## [Instructions for the task]
When a line in the data below includes "atomicAdd", pick it out and copy it.

## [Records]
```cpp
#ifdef BVCF_EXP_TIMES
__device__ unsigned long long g_wave_t[2][32768];
__device__ unsigned long long g_phase_t[8][32768];
__device__ unsigned int g_wave_hw[2][32768];
#if BVCF_EXP_TIMES + 0 == 2
#define STAMP(k)
#else
#define STAMP(k)                                                   \
  {                                                                \
    const unsigned long long now_ = __builtin_readcyclecounter();  \
    ph_[k] += now_ - last_;                                        \
    last_ = now_;                                                  \
  }
#endif
#else
#define STAMP(k)
#endif
__global__ __launch_bounds__(kWgThreads) void k_stream(KernelArgs a) {
#ifdef BVCF_EXP_TIMES
// ... 33 lines not shown
  uint32_t p = kNone;
  if (tile_lo < tile_hi) {
    p = 0;
    if (r0 > 0) {
      const uint32_t q = find_eol(a, r0 - 1, r1);
      p = q == kNone ? kNone : q + 1;
    }
  }

  const uint32_t lines_bound = (uint32_t)(((unsigned long long)per_wave * T) / (4ull * ns + 8ull)) + 2u;
  const uint32_t slots_per_wave = lines_bound + lines_bound / 4u;
  cm_next = wave * slots_per_wave;
  cm_end = cm_next + slots_per_wave;
  if (maps && wave == 0 && lane == 0)
    a.counters->cmap_maps = min(n_waves, a.n_tiles) * slots_per_wave;
  auto map_slot = [&]() -> uint32_t {
    if (!maps) return BVCF_NO_CMAP;
    if (cm_next >= cm_end) {
      if (lane == 0) a.counters->pad[0] = 1;
      return BVCF_NO_CMAP;
    }
    return cmap_of(a, cm_next, true);
  };
  auto commit = [&](uint32_t ls, uint32_t cend, const GtStats &st, bool deferred, uint32_t cm_off, bool bits_ok = false,
                    uint32_t bits = 0u, uint32_t n_slots = 1u) {
    while (ls >= (tile + 1) * T) {
      if (lane == 0) a.census[tile] = n_local;
      n_listed += n_local;
      tile++;
      n_local = 0;
    }
    if (n_local >= a.tile_quota) {
      if (lane == 0) a.counters->pad[0] = 1;
      return;
    }
    if (lane == 0) {
      StreamEntry en;
      en.ls = ls;
      en.len = (cend - ls) | (bits_ok ? kHasHeadBits : 0u);
      en.ac = st.ac;
      en.an = st.an;
      en.n_het = st.n_het;
      en.n_hom = st.n_hom;
      en.n_miss = deferred ? kDeferred : st.n_miss;
      en.cmap_off = cm_off;
      a.entries[(size_t)tile * a.tile_quota + n_local] = en;
    }
    if (bits_ok && lane < 16) a.head_bits[((size_t)tile * a.tile_quota + n_local) * 16u + (uint32_t)lane] = (uint16_t)bits;
    n_local++;
    if (maps && !deferred) cm_next += n_slots;
  };
  const uint32_t amask = (ns & 255u) ? 3u : 0u;
  const uint32_t cap_off = (a.cap - 16u) & ~3u;
  auto chunk_off = [&](uint32_t s_begin, uint32_t c) -> uint32_t {
    return min((s_begin & ~amask) + c * kChunk + 16u * lane, cap_off);
  };
  auto chunk_at = [&](uint32_t s_begin, uint32_t c) -> u32x4 { return ld_stream(a.buf + chunk_off(s_begin, c)); };
  auto finish_stats = [&](const FastAcc &acc, GtStats *st) {
    wave_sum3(acc.het, acc.hom, acc.miss, ns, &st->n_het, &st->n_hom, &st->n_miss);
    st->ac = st->n_het + 2u * st->n_hom;
    st->an = 2u * (ns - st->n_miss);
  };

  while (p != kNone && p < r1) {
// ... 2 lines not shown
      tab9 = head_window(a, load16(a.buf, base + 16u * lane, a.cap), base, kWave, &found, &eolp);
      if (tab9 != kNone || eolp != kNone) break;
    }
    if (tab9 == kNone) {
      if (eolp == kNone) break;
      seen++;
      p = eolp + 1;
      continue;
    }
    uint32_t s_begin = tab9 + 1;
    GtStats st = {0, 0, 0, 0, 0};
    const unsigned long long pred = (unsigned long long)s_begin + 4ull * ns - 1ull;
    uint32_t cend = kNone;

    if (pred + a.eol_chars <= nb && pipelined) {
      auto run_pipeline = [&](auto loads_tag) {
        constexpr int kLoads = decltype(loads_tag)::value;
        constexpr uint32_t nc = kLoads;
        uint32_t pA = p, sA = s_begin, peA = (uint32_t)pred;
        u32x4 va[kPipeChunks];
        u32x4 hv = {0u, 0u, 0u, 0u};
        uint32_t mtA = 0, mtB = 0;
        bool bitsA = false;
        auto head_at = [&](uint32_t start) -> u32x4 {
          return *reinterpret_cast<const u32x4_u *>(a.buf + min((start & ~3u) + 16u * (lane & 15), cap_off));
        };
        bool hv_ok = peA + 1u < r1;
        hv = head_at(hv_ok ? peA + 1u : sA);
#pragma unroll
        for (int g = 0; g < kPipeChunks; g++) va[g] = g < kLoads ? chunk_at(sA, g) : u32x4{0u, 0u, 0u, 0u};
        for (;;) {
          STAMP(0);
          uint32_t sB = 0, peB = 0;
          bool b_ok = false;
          if (hv_ok) {
            const uint32_t t9 = head_window16(a, hv, peA + 1u, &mtB);
            if (t9 != kNone) {
              sB = t9 + 1;
              const unsigned long long pb = (unsigned long long)sB + 4ull * ns - 1ull;
              if (pb + 1ull <= nb) {
                peB = (uint32_t)pb;
                b_ok = true;
              }
            }
          }
          const bool hvc_ok = b_ok && peB + 1u < r1;
          hv = head_at(hvc_ok ? peB + 1u : sA);
          STAMP(1);
          const uint32_t cmA = bcast0(map_slot());
          uint8_t *cm = cmA != BVCF_NO_CMAP ? a.cmap + cmA : nullptr;
#ifdef BVCF_EXP_NO_SPARSE
          const bool sparse_ok = false;
#else
          const bool sparse_ok = cm != nullptr && a.cmap_stride >= 4u * kSparseWords;
#endif
          FastAcc acc = {0, 0, 0, 0, sparse_ok ? 0u : kDenseMode};
          if (cm && !sparse_ok) zero_stage(stage, nc);
          const uint32_t rA = sA & amask;
          const uint32_t w0 = __builtin_amdgcn_alignbyte(__builtin_amdgcn_readfirstlane(va[0].y),
                                                         __builtin_amdgcn_readfirstlane(va[0].x), rA);
// ... 16 lines not shown
          uint32_t enc = 0, n_slots = 1;
          const uint32_t raw_slots = (kRawAreaBytes + a.cmap_stride - 1u) / a.cmap_stride;
          auto raw_area = [&]() -> uint8_t * {
            const uint32_t reserve = (r1 - min(r1, peA)) / (4u * ns + 8u) + 2u;
            if (cm_next + 1u + raw_slots + reserve > cm_end || cmap_of(a, cm_next + raw_slots, true) == BVCF_NO_CMAP) return nullptr;
            return cm + a.cmap_stride;
          };
          if (sparse_ok && acc.n_sp < kDenseMode) {
            enc = finish_list(sparse, acc, cm, min(kListAlleles, a.cmap_stride / (4u * kSparseWords)), stage, nc, a.cmap_stride,
                              acc.n_sp > BVCF_CMAP_SPARSE_MAX ? raw_area() : nullptr);
          } else if (sparse_ok && acc.n_oth == 0u) {
            enc = 1u << 1;
          } else if (sparse_ok && acc.n_oth < kDenseMode) {
            enc = finish_dense(sparse, acc.n_oth, raw_area());
          }
          if (enc == kRawEnc) n_slots += raw_slots;
          if (__any(acc.bad != 0)) {
            s_begin = sA;
            p = pA;
            break;
          }
          finish_stats(acc, &st);
          seen++;
          commit(pA, peA, st, false, cmA == BVCF_NO_CMAP ? cmA : cmA | enc, bitsA, mtA, n_slots);
          p = peA + 1u;
          if (!b_ok) {
            s_begin = kNone;
            break;
          }
          pA = peA + 1u;
          sA = sB;
          peA = peB;
          hv_ok = hvc_ok;
          mtA = mtB;
#ifdef BVCF_EXP_NO_HEAD_BITS
          bitsA = false;
#else
          bitsA = true;
#endif
          STAMP(4);
        }
      };
      switch (n_chunks) {
        case 1: run_pipeline(std::integral_constant<int, 1>{}); break;
        case 2: run_pipeline(std::integral_constant<int, 2>{}); break;
        case 3: run_pipeline(std::integral_constant<int, 3>{}); break;
        case 4: run_pipeline(std::integral_constant<int, 4>{}); break;
        case 5: run_pipeline(std::integral_constant<int, 5>{}); break;
        case 6: run_pipeline(std::integral_constant<int, 6>{}); break;
        case 7: run_pipeline(std::integral_constant<int, 7>{}); break;
        case 8: run_pipeline(std::integral_constant<int, 8>{}); break;
        case 9: run_pipeline(std::integral_constant<int, 9>{}); break;
        default: run_pipeline(std::integral_constant<int, 10>{}); break;
      }
      static_assert(kPipeChunks == 10, "the dispatch above covers 1..10 chunks");
      if (s_begin == kNone) continue;
    } else if (pred + a.eol_chars <= nb) {
      const uint32_t pe = (uint32_t)pred;
      bool term = true;
      if (a.eol_chars == 2) term = a.buf[pe + 1] == a.eol_byte && a.buf[pe] != a.eol_byte;
      if (term) {
// ... 26 lines not shown
    }
  }
  for (; tile < tile_hi; tile++) {
    if (lane == 0) a.census[tile] = n_local;
    n_listed += n_local;
    n_local = 0;
  }
  if (lane == 0) a.run_lines[wave] = n_listed;
  if (lane == 0 && seen) atomicAdd(&a.counters->lines_seen, seen);
  if (lane == 0 && n_other) atomicAdd(&a.counters->n_other_shape, n_other);
#ifdef BVCF_EXP_TIMES
  if (lane == 0) {
    g_wave_t[1][wave] = wall_clock64();
    for (int k = 0; k < 8; k++) g_phase_t[k][wave] = ph_[k];
  }
#endif
}

}
#include "bvcf_streamgen.hip.h"
namespace bvcf_dev {

struct HeadFastDeviceBytes {
  const uint8_t *p;
  uint32_t room;
  __device__ __forceinline__ uint32_t byte(uint32_t rel) const { return rel < room ? p[rel] : 0u; }
  __device__ __forceinline__ void bytes16(uint32_t rel, uint32_t out[4]) const {
    const u32x4 v = load16(p, rel, room);
    out[0] = v.x;
    out[1] = v.y;
    out[2] = v.z;
    out[3] = v.w;
  }
};

struct HeadFastDeviceOut {
  u32x4 *lp, *ap;
  __device__ __forceinline__ static void put(u32x4 *d, const uint32_t w[16]) {
#pragma unroll
    for (uint32_t q = 0; q < 4; q++) d[q] = u32x4{w[4 * q], w[4 * q + 1], w[4 * q + 2], w[4 * q + 3]};
  }
  __device__ __forceinline__ void line(const uint32_t w[16]) { put(lp, w); }
  __device__ __forceinline__ void allele(const uint32_t w[16]) { put(ap, w); }
};

__global__ __launch_bounds__(kWgThreads) void k_order(KernelArgs a) {
  __shared__ uint32_t s_part[2][kWavesPerWg];
  __shared__ uint32_t s_first[kWgThreads + 1];
  const int lane = lane_id();
  const uint32_t w = threadIdx.x >> 6;
  if (a.n_tiles == 0) {
    if (blockIdx.x == 0 && threadIdx.x == 0) a.counters->n_lines = 0;
    return;
  }
  const uint32_t pw = a.prod_waves;
  const uint32_t q_tiles = a.n_tiles / pw, r_tiles = a.n_tiles % pw;
  auto run_first = [&](uint32_t wv) -> uint32_t { return wv * q_tiles + min(wv, r_tiles); };
  const uint32_t per_wg = (pw + gridDim.x - 1u) / gridDim.x;
  const uint32_t w_lo = min(blockIdx.x * per_wg, pw), w_hi = min(w_lo + per_wg, pw);
  const uint32_t t_lo = run_first(w_lo), t_hi = run_first(w_hi);
  uint32_t sum = 0;
  {
    const uint32_t n4 = w_lo / 4u;
    const u32x4 *c4 = reinterpret_cast<const u32x4 *>(a.run_lines);
    for (uint32_t i = threadIdx.x; i < n4; i += kWgThreads) {
// ... 25 lines not shown
    for (uint32_t i = 0; i < kWavesPerWg; i++) {
      if (i < w) wbase += s_part[1][i];
      total += s_part[1][i];
    }
    s_first[threadIdx.x] = wbase + pre;
    if (threadIdx.x == 0) s_first[kWgThreads] = total;
    __syncthreads();
    const uint32_t n_round = s_first[kWgThreads];
    for (uint32_t j0 = 0; j0 < n_round; j0 += kWgThreads) {
      const uint32_t j = j0 + threadIdx.x;
      const uint32_t g = base + j;
      const bool live = j < n_round && g < a.max_lines;
      bool left = false;
      if (live) {
        uint32_t lo = 0;
#pragma unroll
        for (uint32_t s = kWgThreads / 2u; s >= 1u; s >>= 1)
          if (s_first[lo + s] <= j) lo += s;
        const uint32_t tl = lo, k = j - s_first[lo];
        const size_t ei = (size_t)(c0 + tl) * a.tile_quota + k;
        const u32x4 *ep = reinterpret_cast<const u32x4 *>(a.entries + ei);
        const u32x4 *bp = reinterpret_cast<const u32x4 *>(a.head_bits + ei * 16u);
        const u32x4 e0 = ep[0], e1 = ep[1];
        const u32x4 b0 = bp[0], b1 = bp[1];
        StreamEntry en;
        en.ls = e0.x;
        en.len = e0.y;
        en.ac = e0.z;
        en.an = e0.w;
        en.n_het = e1.x;
        en.n_hom = e1.y;
        en.n_miss = e1.z;
        en.cmap_off = e1.w;
        if (g < a.max_tasks) {
          GtResult r;
          r.ac = en.ac;
          r.an = en.an;
          r.n_het = en.n_het;
          r.n_hom = en.n_hom;
          r.n_miss = en.n_miss;
          r.n_fields = en.n_miss == kDeferred ? kDeferred : a.n_header - 9u;
          r.regular = (en.n_miss == kDeferred || (en.len & kNotRegular)) ? 0u : 1u;
          r.pad = 0;
          a.results[g] = r;
        }
        int verdict = kHeadFastDecline;
        if (a.head_fast && (en.len & kHasHeadBits) && g < a.max_alleles && g < a.max_tasks) {
          const uint32_t bits[8] = {b0.x, b0.y, b0.z, b0.w, b1.x, b1.y, b1.z, b1.w};
          const HeadFastDeviceBytes head = {a.buf + en.ls, a.cap - min(a.cap, en.ls)};
          HeadFastDeviceOut out = {reinterpret_cast<u32x4 *>(a.lines + g), reinterpret_cast<u32x4 *>(a.alleles + g)};
          verdict = head_fast_eval(en, bits, head, g, a.n_header, a.filters, out);
          if (verdict == kHeadFastFilterFail) a.alleles[g].gt_task = kHfNoTask;
        }
        if (verdict == kHeadFastDecline) {
          left = true;
          a.line_off[g] = en.ls;
          a.line_len[g] = en.len & ~kNotRegular;
          a.line_cmap[g] = en.cmap_off;
          if (en.len & kHasHeadBits) {
            u32x4 *dst = reinterpret_cast<u32x4 *>(a.line_bits + (size_t)g * 8u);
            dst[0] = bp[0];
            dst[1] = bp[1];
          }
        }
      }
      const unsigned long long lm = __ballot(left);
      if (lm) {
        uint32_t at = 0;
        if (lane == 0) at = atomicAdd(&a.counters->n_left, (uint32_t)__popcll(lm));
        at = bcast0(at) + __builtin_amdgcn_mbcnt_hi((uint32_t)(lm >> 32), __builtin_amdgcn_mbcnt_lo((uint32_t)lm, 0u));
        if (left) a.left_lines[at] = g;
      }
    }
    base += s_first[kWgThreads];
  }
  if (t_hi == a.n_tiles && threadIdx.x == 0) a.counters->n_lines = base;
}


}
// ... 1 lines not shown
```

include/bvcf_plan.h:

```cpp
#ifndef BVCF_PLAN_H
#define BVCF_PLAN_H

#include <stddef.h>
#include <stdint.h>

#include "bvcf.h"

#ifdef __cplusplus
extern "C" {
#endif

typedef struct {
  uint64_t data_off;
  uint64_t range_bytes;
  uint64_t spare_bytes;
  uint64_t n_ranges;
} bvcf_range_plan;

int bvcf_plan_text_ranges(uint64_t file_size, uint64_t data_off, uint64_t max_batch_bytes, uint64_t first_line_bytes,
                          bvcf_range_plan *out);
int bvcf_plan_bgzf_ranges(uint64_t file_size, uint64_t data_off, uint32_t n_workers, uint64_t max_batch_bytes,
                          bvcf_range_plan *out);

enum {
// ... 21 lines not shown
int bvcf_plan_threads(uint32_t cpus, uint32_t n_workers, int mode, bvcf_thread_budget *out);

typedef struct {
  uint32_t worker;
  uint32_t piece;
  uint64_t range;
  uint64_t file_off;
  uint64_t nbytes;
  uint64_t own;
  uint32_t first_off;
  uint8_t bgzf;
  uint8_t bgzf_flags;
  uint8_t last_piece;
  uint8_t reserved;
} bvcf_plan_block;

int bvcf_plan_fd(int fd_in, int fd_err, uint32_t n_workers, uint64_t max_batch_bytes, int device_inflate,
                 bvcf_plan_block *out, size_t cap, size_t *n_out, int *mode_out, bvcf_range_plan *plan_out);
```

## [Expected output]
  if (lane == 0 && seen) atomicAdd(&a.counters->lines_seen, seen);
  if (lane == 0 && n_other) atomicAdd(&a.counters->n_other_shape, n_other);
        if (lane == 0) at = atomicAdd(&a.counters->n_left, (uint32_t)__popcll(lm));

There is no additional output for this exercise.